How it decides
bytefit’s recommendations are deterministic — the same hardware and model always produce the same loadout. Here is the pipeline behind a verdict.
1. Footprint
Section titled “1. Footprint”For a given quant, bytefit computes the bytes a model needs: weights at the quant’s real bytes-per-weight (Q4_K_M is ≈ 4.5 bits, not 4 — the block scales count) plus the KV cache at the planned context length. For Mixture-of-Experts models it tracks two numbers — total params for the resident footprint, and activated params (the experts actually read per token) for the speed prediction.
2. Predicted tok/s — the roofline
Section titled “2. Predicted tok/s — the roofline”Decode is memory-bandwidth-bound, so:
tok/s ≈ (memory_bandwidth × efficiency) ÷ bytes-read-per-tokenReal decode realizes only ~60–80% of the rated-bandwidth ceiling once KV reads, attention, sampling, and kernel-launch overhead are included, so bytefit applies an efficiency factor (≈ 0.7, confirmed within ~3% by measurement on an RTX 5090) rather than quoting an optimistic theoretical number.
For Mixture-of-Experts models the batch-of-one expert gather is far less bandwidth-efficient than dense streaming (scattered, non-contiguous reads plus a fixed per-token overhead), so bytefit applies a lower, active-byte-dependent MoE efficiency that rises with the active footprint. Without it the roofline badly over-promises: a 36B / 3.6B-active model measured 137 tok/s on a 5090 where the dense formula predicted ~490.
3. Quant selection
Section titled “3. Quant selection”bytefit prefers the crushed big model — accuracy-per-byte favors more parameters at fewer bits,
down to about 4-bit. Below 4-bit, quality falls off a cliff unless the build uses an importance matrix
(IQ-quants) or Unsloth Dynamic mixed precision, so bytefit warns when it has to fall back to a legacy
sub-4-bit quant, and keeps a Q4_K_M floor for reasoning tasks (--use-case reasoning).
4. KV cache
Section titled “4. KV cache”The default is q8_0 — near-lossless and roughly half the size of f16. q4_0 (about a third) is used
only when long context is the explicit goal. bytefit reads grouped-query-attention metadata even when a
GGUF stores it as a per-layer array (Qwen3-MoE/Next, Gemma), and models sliding-window attention
correctly — Gemma-class models cache the full context only on their ~1/6 global layers, capping the rest
at the local window, so a model that genuinely fits 32k is not falsely refused. When a GGUF omits the
attention metadata entirely, bytefit falls back to the worst case and labels the KV estimate an
upper bound, so the model may fit a faster tier than the conservative number suggests.

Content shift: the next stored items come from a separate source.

@@ -1807,6 +1809,9 @@
     int max_steps = 0;
     bool any_plan = false;
     std::vector<unsigned char> m0((size_t)nt * nt);
+    bool strips = !vm && !any_shared;
+    if (const char* e = getenv("PTZ_BA_CHOL_STRIPS")) strips = strips && atoi(e) != 0;
+    if (strips) hs.assign((size_t)n * nt * nt, 0);
     for (int i = 0; i < n; ++i) {
       const SceneDev& sd = b->scenes[i];
       std::fill(m0.begin(), m0.end(), 0);
@@ -1855,6 +1860,14 @@
           for (int y = k + 1; y <= x; ++y)
             if (m[y * nt + k]) m[x * nt + y] = 1;
         }
+      if (strips) {
+        StripWriters w;
+        w.n = sd.n; w.n_cam = sd.n_cam; w.nc = NC; w.dense_row = sd.n_cam * NC;
+        w.n_pair = sd.n_pair; w.pair_ci = h_pci.data() + sd.pair_off; w.pair_cj = h_pcj.data() + sd.pair_off;
+        unsigned char* sm = hs.data() + (size_t)i * nt * nt;
+        chol_strip_mask(nt, w, perm, sm);
+        if (!chol_strip_mask_matches(nt, sd.n, m, sm)) strips = false;
+      }
       int steps = 0;
       if (planned) steps = level_schedule(nt, m, sched);
       else for (int t = 0; t < nt; ++t, ++steps) sched[CHOL_STEP_COLS * steps] = t;
@@ -1864,6 +1877,13 @@
       if (dbg_t && i == 0) fprintf(stderr, "[ptz_ba_create] scene 0: %d tiles, elimination %s: lanes %d + %d, %d steps\n", nt, planned ? "dissected" : "natural", lane_a, lane_b, steps);
     }
     up2.add(hm, &d.chol.tmask);
+    if (strips) {
+      double* zl = nullptr;
+      TRY(b->alloc(&zl, chol_zline_bytes(d.chol.np) / sizeof(double)));
+      if (hipMemsetAsync(zl, 0, chol_zline_bytes(d.chol.np), b->io) != hipSuccess) { ptz_ba_batch_destroy(b); return PTZ_ENODEVICE; }
+      d.chol.zline = zl;
+      up2.add(hs, &d.chol.smask);
+    }
     if (any_plan) {
       up2.add(h_tperm, &d.tperm);
       up2.add(h_sched, &d.chol.sched);
diff --git a/ptz-calib_amd/csrc/ptz_chol.hip b/ptz-calib_amd/csrc/ptz_chol.hip
--- a/ptz-calib_amd/csrc/ptz_chol.hip
+++ b/ptz-calib_amd/csrc/ptz_chol.hip
@@ -2,6 +2,7 @@
 #include <atomic>
 #include <cstdlib>
 #include <type_traits>
+#include <vector>
 
 #include "ptz_common.h"
 
@@ -571,12 +572,15 @@
     }
   }
   double* T = A + (size_t)(ti * NB + 16 * w) * np + k * NB;
+  const bool live = !cb.smask || ((cb.smask[((size_t)sys * nt + ti) * nt + k] >> __builtin_amdgcn_readfirstlane(w)) & 1);
+  const double* Tl = live ? T : cb.zline;
   d4 acc[4];
 #pragma unroll
   for (int c = 0; c < 4; ++c)
 #pragma unroll
-    for (int i = 0; i < 4; ++i) acc[c][i] = T[(size_t)(fq + 4 * i) * np + 16 * c + fr];
+    for (int i = 0; i < 4; ++i) acc[c][i] = Tl[live ? (size_t)(fq + 4 * i) * np + 16 * c + fr : 0];
   __syncthreads();
+  if (!live) return;
   double* xs = Xs[w];
 #pragma unroll
   for (int c = 0; c < 4; ++c) {
@@ -1323,14 +1327,14 @@
 
 constexpr int KH = 32, LDH = KH + 2;
 typedef double d8 __attribute__((ext_vector_type(8)));
-__device__ __forceinline__ d8 half_fetch(const double* __restrict__ g, int ld)
+__device__ __forceinline__ d8 half_fetch(const double* __restrict__ g, int ld, unsigned strips, const double* __restrict__ zl)
 {
   d8 r;
+  const unsigned off = (threadIdx.x >> 4) * (unsigned)ld + (threadIdx.x & 15) * 2;
 #pragma unroll
   for (int p = 0; p < (NB * KH / 2) / 256; ++p) {
-    const int idx = p * 256 + threadIdx.x;
-    const int row = idx >> 4, c2 = (idx & 15) * 2;
-    const double2 v = *reinterpret_cast<const double2*>(g + (size_t)row * ld + c2);
+    const double* base = ((strips >> p) & 1u) ? g + (size_t)(16 * p) * ld : zl;
+    const double2 v = *reinterpret_cast<const double2*>(base + off);
     r[2 * p] = v.x; r[2 * p + 1] = v.y;
   }
   return r;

5. Placement and admission — the core guard
Section titled “5. Placement and admission — the core guard”bytefit places weights on the fastest tier that fits:
- fits VRAM → the fast lane.
- VRAM + RAM → offload (for MoE, experts to CPU via
--n-cpu-moe N); the predicted speed uses RAM bandwidth. - exceeds RAM → the experimental disk tier (MoE only, behind
--experimental).
Before admitting a loadout, bytefit checks predicted footprint against usable memory —
min(free − fixed headroom, total × cap) — so it neither over-refuses on small cards nor over-commits
on large ones. If a config would page involuntarily, bytefit refuses with a structured
{ code, message, hint } and a non-zero exit code, because involuntary paging collapses throughput by
roughly 78×: running a smaller model is always better than thrashing.
The evidence behind every constant here — the efficiency factor, the headroom caps, the paging cliff, the quant floor — is documented in the repository’s research grounding.